The biggest computing technology change in 2010 will likely be the growing
adoption (due to increasing quality and lowering prices) of SSDs. They've been
on the market for a while but the affordable ones used to be crap (slower and
less reliable than a magnetic disk) and the good ones were targeted at
industry and correspondingly priced out of the reach of the individual. Not to
mention a few hickups along the way (such as poor wear-leveling
implementations causing massive performance degradations over time). In late
2009 there was finally a convergence of all the critical factors: several key
SSD quality issues were addressed, leading to higher quality SSDs; high
quality consumer grade SSDs started to hit the market, which delivered the
huge performance boosts that people had been expecting; and SSD prices fell
into a range where they became attractive to many PC enthusiasts.
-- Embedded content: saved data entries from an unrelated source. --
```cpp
int32_t Group::sync_all() {
  VH_HIP(hipStreamSynchronize(stream));
  VH_HIP(hipStreamSynchronize(match_stream));
  VH_HIP(hipStreamSynchronize(post_stream));
  VH_HIP(hipStreamSynchronize(down_stream));
  for (int k = 0; k < kVoteStreams; k++) if (vote_stream[k]) VH_HIP(hipStreamSynchronize(vote_stream[k]));
  if (sparse) { const int32_t rs = sparse->sync_all(); if (rs) return rs; }
// ... 93 lines not shown

  sets = VhSets{};
  sets.cap = cap;
  sets.binsize = p.match_binsize;
  sets.inv_binsize = p.match_binsize > 32768 ? 0u : (uint32_t)(((1ull << 32) + p.match_binsize - 1) / p.match_binsize);
  sets.ubn = (dims[0] + p.match_binsize - 1) / p.match_binsize;
  sets.vbn = (dims[1] + p.match_binsize - 1) / p.match_binsize;
  sets.nbins = 4 * sets.ubn * sets.vbn;
  sets.max_tiles = cap / VH_TILE_Q + 5;
  sets.W = dims[0]; sets.H = dims[1];
  {
    const int32_t blk = g.scale * (g.n + 1);
    const int64_t per_axis = (p.match_binsize + blk - 1) / blk + 1;
    sets.stage_cap = (int32_t)std::min<int64_t>(per_axis * per_axis, cap);
  }
  const size_t ns = n_sets();
  if ((rc = dmalloc(&sets.feat, ns * cap * 12, false))) return rc;
  if ((rc = dmalloc(&sets.f_uv, ns * cap, false))) return rc;
  if ((rc = dmalloc(&sets.s_uv, ns * cap, false))) return rc;
  if ((rc = dmalloc(&sets.s_idx, ns * cap, false))) return rc;
  if ((rc = dmalloc(&sets.s_desc, ns * cap * 8, false))) return rc;
  if ((rc = dmalloc(&sets.bin_start, ns * (sets.nbins + 1), true))) return rc;
  if ((rc = dmalloc(&sets.hist, ns * sets.nbins, true))) return rc;
  if ((rc = dmalloc(&sets.cursor, ns * sets.nbins, true))) return rc;
  if ((rc = dmalloc(&sets.tmp_idx, ns * cap, false))) return rc;
  if ((rc = dmalloc(&sets.stage, ns * (size_t)sets.nbins * sets.stage_cap, false))) return rc;
  if ((rc = dmalloc(&sets.count, ns, true))) return rc;
  const size_t nrow = 4 * (size_t)dims[1];
  if ((rc = dmalloc(&sets.row_start, ns * (nrow + 1), true))) return rc;
  if ((rc = dmalloc(&sets.row_hist, ns * nrow, true))) return rc;
  if ((rc = dmalloc(&sets.row_cursor, ns * nrow, true))) return rc;
  if ((rc = dmalloc(&sets.r_pos, ns * cap, false))) return rc;
  if ((rc = dmalloc(&sets.tiles, ns * sets.max_tiles, false))) return rc;
  if ((rc = dmalloc(&sets.tile_cnt, ns, true))) return rc;
  if ((rc = dmalloc(&sets.check, 4, true))) return rc;
  if ((rc = dmalloc(&det.d_rec, 2 * (size_t)S * std::max(g.nblocks, 1), false))) return rc;
  if ((rc = dmalloc(&det.d_chunk_count, 2 * (size_t)S * g.nchunks, true))) return rc;
  for (int k = 0; k < 2; k++) {
    if ((rc = dmalloc(&mt.d_best2[k], 4 * (size_t)S * cap, false))) return rc;
    if ((rc = dmalloc(&mt.d_chain2[k], 2 * (size_t)S * cap, false))) return rc;
  }
  mt.d_best = mt.d_best2[0]; mt.d_chain = mt.d_chain2[0];
  for (int k = 0; k < 2; k++) {
    if ((rc = dmalloc(&mt.d_mchunk2[k], (size_t)S * ((cap + 255) / 256), true))) return rc;
    VH_HIP(mt.h_out[k].alloc((size_t)S, hipHostMallocMapped));
    memset(mt.h_out[k], 0, sizeof(int4) * (size_t)S);
  }
  if ((rc = dmalloc(&mt.d_redo, 2 * (size_t)S, true))) return rc;
  if ((rc = dmalloc((uint8_t **)&mt.d_matches, (size_t)S * mcap * sizeof(vh_p_match), false))) return rc;
  if ((rc = dmalloc(&mt.d_match_count, (size_t)S, true))) return rc;
  if (serial && (size_t)S * mcap * sizeof(vh_p_match) <= (64u << 20)) {
    VH_HIP(mt.h_matches.alloc((size_t)S * mcap, hipHostMallocMapped));
  }
  if ((rc = dmalloc(&mt.d_overflow, (size_t)S, true))) return rc;
  VH_HIP(mt.h_overflow.alloc((size_t)S, hipHostMallocDefault));
  memset(mt.h_overflow, 0, sizeof(int32_t) * (size_t)S);
  if (p.half_resolution)
    if ((rc = dmalloc(&det.d_half, 2 * (size_t)S * g.bplm * g.Hm, false))) return rc;
  if (p.refinement > 0) {
    vh_refine_setup(rf);
    rf.W = dims[0]; rf.H = dims[1]; rf.bpl = dims[2];
    rf.pitch = round_up(dims[0], 16);
    rf.plane = (int64_t)rf.pitch * dims[1];
    rf.mode = p.refinement == 2 ? 2 : 1;
    const size_t nplanes = 2 * VH_RING * (size_t)S;
    if ((rc = dmalloc(&rf.du, nplanes * rf.plane, false))) return rc;
// ... 212 lines not shown
```

### hls-final-visual-odometry_amd/csrc/engine_api.hip

```cpp
#include "engine.h"

#include <mutex>
#include <thread>

namespace vh_engine {

#define ENTER(gq)                                   \
  if (!(gq)) return VH_ERR_INVALID_ARG;             \
  { hipError_t e_ = hipSetDevice((gq)->device);     \
    if (e_ != hipSuccess) { t_last_error = hipGetErrorString(e_); return VH_ERR_HIP; } }

struct Temp {
  Group *gq = nullptr;
  ~Temp() { if (gq) { (void)gq->sync_all(); delete gq; } }
};
int32_t temp_new(const vh_params *p, int32_t device, int32_t mf, int32_t mm, Temp &t) {
  if (!p) return VH_ERR_INVALID_ARG;
  vh_params q = *p;
  q.refinement = 0;
  return group_new(&q, device, 1, mf, mm, &t.gq);
}

struct EgoWork {
  std::mutex mu;
// ... 525 lines not shown
  return gq->get_features(0, which, out12, cap, n);
}
int32_t vh_host_alloc(int32_t device, size_t bytes, void **out) {
  if (!out || bytes == 0) return VH_ERR_INVALID_ARG;
  *out = nullptr;
  const int32_t rc = select_device(device);
  if (rc) return rc;
  VH_HIP(hipHostMalloc(out, bytes, hipHostMallocDefault));
  return VH_OK;
}
int32_t vh_host_free(void *ptr) {
  if (!ptr) return VH_OK;
  VH_HIP(hipHostFree(ptr));
  return VH_OK;
}
int32_t vh_synchronize(vh_matcher *m) { return vh_group_synchronize((vh_group *)m); }
int32_t vh_set_stream(vh_matcher *m, void *hip_stream) { return vh_group_set_stream((vh_group *)m, hip_stream); }
int32_t vh_clear_stream(vh_matcher *m) { return vh_group_clear_stream((vh_group *)m); }
int32_t vh_stream_wait_images(vh_matcher *m, void *hip_stream) { return vh_group_stream_wait_images((vh_group *)m, hip_stream); }
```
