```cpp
template <typename Arrays>
hipError_t queueCollapseStages(const Arrays & arrays, const uint32_t M, const uint64_t total_rows, const double precision, const uint64_t * key,
                               const uint32_t * row, const uint32_t * segment_begin, const uint32_t * segment_end, const bool segmented, DeviceBuffer<uint32_t> & info, double * rowmax, uint32_t * mat_fast,
                               uint32_t * mat_mid, CollapseTemporaries * tmp, hipStream_t st, const SegmentSortPlan * plan = nullptr, hipEvent_t sorted = nullptr,
                               std::function<hipError_t(hipStream_t, const SearchParts *)> * held_back_runs = nullptr) {
    hipError_t e = hipSuccess;
    auto ok = [&](hipError_t r) { if (e == hipSuccess) e = r; return e == hipSuccess; };
    const uint64_t mark_words = (total_rows + 31) / 32;
    const uint64_t num_words = 2 + 2 * static_cast<uint64_t>(M) + 1 + mark_words + 5;
    const uint32_t pair_capacity = static_cast<uint32_t>(std::min<uint64_t>(4 * total_rows + 4096, 0x20000000ull));
    if (tmp->key_out.count != total_rows) ok(tmp->key_out.alloc(total_rows));
    if (tmp->row_out.count != total_rows) ok(tmp->row_out.alloc(total_rows));
    const uint64_t active_words = (total_rows + 3) / 4;
    ok(info.alloc(kInfoWords + num_words + active_words + M));
    ok(tmp->order.alloc(2 * total_rows));
    ok(tmp->head.alloc(total_rows));
    ok(tmp->pair_column.alloc(total_rows));
    ok(tmp->pair_bound.alloc(2 * total_rows));
    ok(tmp->pair_pattern.alloc(total_rows));
    ok(tmp->marked_list.alloc(total_rows));
    ok(tmp->pairs.alloc(2 * static_cast<size_t>(pair_capacity)));
    ok(tmp->between_items.alloc(2 * (total_rows / kBetweenRows + M)));
// ... 3 lines not shown
    ok(tmp->pair_table.alloc(kPairTableBytes));
    ok(tmp->bytes.alloc(3 * total_rows));
    ok(tmp->stretch.alloc(4 * total_rows));
    int matrix_bits = 1;
    while ((1u << matrix_bits) < M + 1) ++matrix_bits;
    const int begin_bit = kCollapseLargestBits - Arrays::kHashBits, end_bit = segmented ? kCollapseMatrixShift : kCollapseMatrixShift + matrix_bits;
    size_t sort_bytes = 0;
    auto sort = [&](void * scratch) {
        return segmented ? hipcub::DeviceSegmentedRadixSort::SortPairs(scratch, sort_bytes, key, tmp->key_out.ptr, row,
                                                                       tmp->row_out.ptr, static_cast<int>(total_rows), static_cast<int>(M),
                                                                       segment_begin, segment_end, begin_bit, end_bit, st)
                         : hipcub::DeviceRadixSort::SortPairs(scratch, sort_bytes, key, tmp->key_out.ptr, row,
                                                              tmp->row_out.ptr, static_cast<int>(total_rows), begin_bit, end_bit, st);
    };
    if (e == hipSuccess && !plan) ok(sort(nullptr));
    uint32_t * stretch_start = tmp->stretch.ptr, * stretch_first = stretch_start + total_rows, * stretch_end = stretch_first + total_rows,
             * position_of = stretch_end + total_rows;
    size_t scan_bytes = 0;
    auto scan = [&](void * scratch) {
        return hipcub::DeviceScan::InclusiveScan(scratch, scan_bytes, stretch_start, stretch_first, hipcub::Max(), static_cast<int>(total_rows), st);
    };
    if (e == hipSuccess) ok(scan(nullptr));
    ok(tmp->sort_tmp.alloc(std::max(sort_bytes, scan_bytes)));
    uint32_t chunk_capacity = 0, merge_rounds = 0;
    if (plan) {
        chunk_capacity = static_cast<uint32_t>(std::min<uint64_t>(total_rows / kSortChunkRows + M + 1, 0x7fffffffull));
        const uint64_t max_chunks = (plan->max_segment_rows + kSortChunkRows - 1) / kSortChunkRows;
        while ((1ull << merge_rounds) < max_chunks) ++merge_rounds;
        ok(tmp->words_a.alloc(total_rows));
        ok(tmp->words_b.alloc(total_rows));
        ok(tmp->chunks.alloc(2 * static_cast<size_t>(chunk_capacity)));
        ok(tmp->chunk_count.alloc(1));
    }
    if (e != hipSuccess) return e;
    uint32_t * pair_bytes = info.ptr + kInfoWords, * mat_flag = pair_bytes + 2, * replay_list = mat_flag + M, * marked_bits = replay_list + M + 1,
             * marked_count = marked_bits + mark_words, * pair_counts = marked_count + 1, * between_count = pair_counts + 2,
             * row_item_count = between_count + 1, * mat_list = pair_bytes + num_words + active_words;
    uint8_t * same_prev = tmp->bytes.ptr, * close = same_prev + total_rows, * barrier = close + total_rows;
    uint8_t * active = reinterpret_cast<uint8_t *>(pair_bytes + num_words);
    ok(zeroAsync(info.ptr, (kInfoWords + num_words + active_words) * sizeof(uint32_t), st));
    if (!plan) ok(sort(tmp->sort_tmp.ptr));
    PairScanArgs<Arrays> a;
    a.total_rows = total_rows;
    a.precision = precision;
    a.sort_key = tmp->key_out.ptr;
    a.sort_row = tmp->row_out.ptr;
    a.g = arrays;
    a.same_prev = same_prev;
    a.stretch_first = stretch_start;
    a.stretch_end = stretch_end;
    a.position_of = position_of;
// ... 15 lines not shown
        SegmentSortArgs<Arrays> c;
        c.g = arrays;
        c.num_matrices = M;
        c.num_matrices_dev = plan->num_matrices_dev;
        c.num_items_bound = plan->num_items_bound;
        c.num_items_dev = plan->num_items_dev;
        c.seg_first = plan->seg_first;
        c.item_problem = plan->item_problem;
        c.segment_rows = plan->segment_rows;
        c.total_rows = total_rows;
        c.key_in = key;
        c.pattern_out = plan->pattern_out;
        c.sort_key = tmp->key_out.ptr;
        c.sort_row = tmp->row_out.ptr;
        c.position_of = position_of;
        c.same_prev = same_prev;
        c.stretch_start = stretch_start;
        c.words_a = tmp->words_a.ptr;
        c.words_b = tmp->words_b.ptr;
        c.chunks = tmp->chunks.ptr;
        c.chunk_count = tmp->chunk_count.ptr;
        c.chunk_capacity = chunk_capacity;
        c.round = 0;
        c.rounds = merge_rounds;
        if (Arrays::kHashBits) {
            collapseUnusedSlotsKernel<Arrays><<<dim3(std::max<uint32_t>(1, std::min<uint32_t>(plan->num_items_bound, 8 * small_grid))), dim3(256), 0, st>>>(c);
        }
        collapseSmallSortKernel<Arrays><<<dim3(std::max<uint32_t>(1, std::min<uint32_t>(M, 16 * small_grid))), dim3(kSmallSortThreads), 0, st>>>(c);
        if (plan->max_segment_rows > kSmallSortRows) {
            collapseChunkSortKernel<Arrays><<<dim3(4 * small_grid), dim3(kSortChunkThreads), 0, st>>>(c);
            for (uint32_t round = 0; round < merge_rounds; ++round) {
                c.round = round;
                collapseMergeRoundKernel<Arrays><<<dim3(8 * small_grid), dim3(kMergeThreads), 0, st>>>(c);
            }
            collapseMergedPositionsKernel<Arrays><<<dim3(4 * small_grid), dim3(256), 0, st>>>(c);
        }
    } else {
        collapseSamePrevKernel<Arrays><<<dim3(row_blocks), dim3(256), 0, st>>>(a);
    }
    if (sorted) ok(hipEventRecord(sorted, st));
    ok(scan(tmp->sort_tmp.ptr));
    a.stretch_first = stretch_first;
    collapseStretchEndKernel<Arrays><<<dim3(row_blocks), dim3(256), 0, st>>>(a);
    collapseForwardPairsKernel<Arrays><<<dim3(row_blocks), dim3(256), 0, st>>>(a);
    collapseMarkPairsKernel<Arrays><<<dim3(small_grid), dim3(64), 0, st>>>(a);
    a.pair_count = pair_counts + 1;
    collapseAroundPairsKernel<Arrays><<<dim3(256), dim3(64), 0, st>>>(a);
    collapseActivePairsKernel<Arrays><<<dim3(small_grid), dim3(64), 0, st>>>(a);
    ReplayArgs<Arrays> r;
    r.num_matrices = M;
    r.precision = precision;
    r.g = arrays;
    r.mat_flag = mat_flag;
    r.active = active;
    r.sort_row = tmp->row_out.ptr;
    r.position_of = position_of;
    r.stretch_end = stretch_end;
    r.rowmax = rowmax;
    r.mat_fast = mat_fast;
// ... 205 lines not shown
    ok(hipGetLastError());
    if (e != hipSuccess) return e;
    return queueCollapseStages(arrays, P, total_rows, precision, tmp->csr_key.ptr, tmp->csr_row.ptr, segment_begin, segment_end, segmented, work.info, nullptr,
                               nullptr, nullptr, tmp.get(), st, nullptr, sorted);
}

extern "C" int rpvg_hip_groups_collapse_info(rpvg_hip_ctx * ctx, const rpvg_hip_groups * groups, uint32_t * matrices_replayed,
                                             uint32_t * rows_replaced, uint32_t * matrices_sorted_whole, uint32_t * active_rows) {
    RPVG_REQUIRE(ctx && groups, "rpvg_hip_groups_collapse_info: NULL argument");
    uint32_t info[kInfoWords] = {0};
    if (groups->collapse_info.ptr) {
        std::lock_guard<std::mutex> lock(ctx->mutex);
        RPVG_HIP_CHECK(hipSetDevice(ctx->device));
        RPVG_HIP_CHECK(groups->waitCollapse(ctx->stream));
        RPVG_HIP_CHECK(hipMemcpyAsync(info, groups->collapse_info.ptr, sizeof(info), hipMemcpyDeviceToHost, ctx->stream));
        RPVG_HIP_CHECK(hipStreamSynchronize(ctx->stream));
    }
    if (matrices_replayed) *matrices_replayed = info[kInfoMatrices];
    if (rows_replaced) *rows_replaced = info[kInfoRowsReplaced];
    if (matrices_sorted_whole) *matrices_sorted_whole = info[kInfoWholeMatrices];
    if (active_rows) *active_rows = info[kInfoActiveRows];
    return RPVG_HIP_OK;
}
```

### rpvg_amd/hip.py

```python
from __future__ import annotations

import ctypes as C
import os
from typing import List, Optional, Sequence, Tuple

import numpy as np
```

Prices will continue to fall, capacities and quality will continue to go up.
In 2010 the default high-performance workstation configuration will include an
SSD (at least for the OS). By the end of 2011 or so I suspect the majority of
notebook models will use SSDs rather than magnetic disks (it just makes sense,
not least because speeding up the process of coming out of or going into
hibernation by one or two orders of magnitude huge win on a notebook).

Now, WiMax is a much more revolutionary technology than all the rest, but only
very much farther down the road when it is much more widely adopted.

------
madfishevan
I agree with you on SSDs. There is a lot of potential for market growth in
2010. Allion has a SSD testing program in its Taiwan location and will be
extending that service to our US lab soon. We are pretty excited about it and
expect this to help adoption in the coming years. As for DisplayPort, its
ability to support longer fiber optic cables with better signal quality is
still a great improvement.